# Going to prison.



## estse (Nov 18, 2003)

I will be going to prison within the next week. First, I have to commit the crime. Hmmm.


----------



## door handle (Oct 4, 2010)

Good luck with that. 

A word of advice though, steer clear of white people in prison. Insanely violent.


----------



## huh (Mar 19, 2007)

Mercurochrome said:


> First, I have to commit the crime. Hmmm.


Make sure it's something weird and interesting. Like running naked down a busy street.


----------



## King Moonracer (Oct 12, 2010)

Do something that will be caught on tape so it becomes a famous online video


----------



## amoeba (May 19, 2010)

I suggest a Bin Laden costume and a trip to the whitehouse


----------



## Demerzel (Nov 13, 2003)

Watch out for Bubba. No dropping ur soap.


----------



## millenniumman75 (Feb 4, 2005)

Wear clean underwear!


----------



## leonardess (Jun 30, 2009)

huh said:


> Make sure it's something weird and interesting. Like running naked down a busy street.


this will not help you in prison.


----------



## accepting myself (Jun 27, 2010)

:haha


leonardess said:


> this will not help you in prison.


this was too my funny, thanks for the laugh:teeth


----------



## NoraTorious (Nov 18, 2010)

*Arrested Development*

You could commit some 'light' treason, like George Bluth on 'Arrested Development :wink


----------



## Robot the Human (Aug 20, 2010)

I'd steal a tank. Not too original, but you could think ahead and bring boos inside then it would be a lot of fun.


----------



## ozkr (Dec 2, 2005)

I know the promise of free food and housing sounds tempting, but don't forget there might be lots of butt secks involved. There's no such thing as a free lunch... unless you're into that kind of stuff, in which case, jackpot! 
Now what you gotta do is buy lots of coffee filters, bottles of amonia, and cough syrup. Put them all the in backseat of your car and proceed to drive erratically, passing a few red lights and stop signs here and there. Let the cops do their job and proceed to win at the game of prison.


----------



## coldsorehighlighter (Jun 2, 2010)

You should go the police and tell them you have information about a serious crime that's been in the news recently, and that you want $1 million dollars for what you "know". Then, when they say "No", and you refuse to tell them what you know for free, maybe they'll throw you in jail.


----------



## Hamtown (Jun 10, 2010)

Hire a helicopter,throw out the pilot and then pile on about 50 kilos of cow turd and just release it on everyone at some big event.Then when you get into prison you can say "yeah i flew a helicopter and bombed cow turds on everyone at some douchebag convention, no biggy."

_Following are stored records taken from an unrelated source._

constexpr int kFinNT = 256;
template <int NT>
__device__ inline void step_finalize_body(const FinArgs& f, uint32_t initv_n, double* red) {
  DevState* ds = f.ds;
  unsigned long long snw = 0, snk = 0;
  if (threadIdx.x < kBwStripes) {
    unsigned long long* st = ds->bw_stripe[threadIdx.x];
    snw = st[0];
    snk = st[1];
    st[0] = 0ull;
    st[1] = 0ull;
  }
  if (threadIdx.x < kWave) {
    for (int off = 32; off > 0; off >>= 1) {
      snw += __shfl_xor(snw, off, kWave);
      snk += __shfl_xor(snk, off, kWave);
    }
  }
  double a = 0;
  for (int64_t i = threadIdx.x; i < f.nparts; i += NT) a += f.loss_part[i];
  for (int off = 32; off > 0; off >>= 1) a += __shfl_xor(a, off, kWave);
  if (lane_id() == 0) red[threadIdx.x / kWave] = a;
  __syncthreads();
  if (threadIdx.x != 0) return;
  double loss = 0;
  for (int k = 0; k < NT / kWave; ++k) loss += red[k];
  ds->scratch[3] = loss;
  ds->prog[0] += (double)f.B;
  ds->prog[1] += loss;
  ds->sum_u += (double)f.bds->u_count;
  ds->n_steps += 1;
  ds->n_init = 0;
  ds->iv_ticket = 0u;
  ds->iv_epoch += 1u;
  if (f.initv) initv_advance(ds, f.d, initv_n, initv_n, f.vcap);
  if (snw) atomicAdd((unsigned long long*)&ds->new_w, snw);
  if (snk) atomicAdd(&ds->n_keys, snk);
  if (f.cap_host) {
    f.cap_host[0] = ds->n_keys;
    f.cap_host[1] = ds->n_vrows;
  }
}

int push_cnt_seg_run(Context* c, int64_t n_bound, const uint32_t* segstart,
                     const uint32_t* segslot, uint32_t* flags, const DevState* nds);
int store_reserve(Context* c, int64_t n_keys, int64_t n_vrows);
int cap_check(Context* c, int64_t add);
int cap_record(Context* c);
int cap_record_slot(Context* c, unsigned long long** slot);
int cap_record_commit(Context* c, hipEvent_t* recorded = nullptr);
void cap_release(Context* c);
int store_maybe_grow(Context* c);

int initv_rank_count(const Lane& L, const uint32_t* flags, int64_t bound, const uint32_t* nuniq,
                     uint32_t* ftotal, const uint32_t* gate, int64_t* count_dev);
int initv_rank_draw(Context* c, const Lane& L, const uint32_t* flags, const uint32_t* ftotal,
                    const uint32_t* nuniq, int64_t bound, const uint32_t* segslot,
                    const int64_t* counts_all, int rank, int nranks, uint32_t* fcount,
                    unsigned long long* cap_host = nullptr);
int initv_by_rank(Context* c, const Lane& OL, int64_t R, int nranks, const uint32_t* segslot);
int push_cnt_seg_flags(Context* c, const Lane& L, int64_t n_bound, const uint32_t* segstart,
                       const uint32_t* segslot, uint32_t* flags, const DevState* nds);
int probe_keys_run(Context* c, const Lane& L, int64_t bound, const uint64_t* uniq,
                   uint32_t* segslot);
int auc_run(const Lane& L, int64_t B, const float* label, const float* pred, double* out_dev,
            int mode);
int auc_snapshot(const Lane& L, hipStream_t st, int64_t B, const float* label,
                 const float* pred);
int auc_finish(const Lane& L, int64_t B, double* out_dev, bool accumulate, int mode);
int evaluate_run(Context* c, int64_t B, const float* label, const float* pred, double* out_dev);

}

You know what i will be your wingman, throw out the turd for you.:b


----------



## PickleNose (Jul 11, 2009)

If you really have nothing better to do, my condo needs to be painted.


----------



## Duke of Prunes (Jul 20, 2009)

Exercise free speech.

:lol


----------



## PickleNose (Jul 11, 2009)

Duke of Prunes said:


> Exercise free speech.
> 
> :lol


:haha

Ain't that the truth.


----------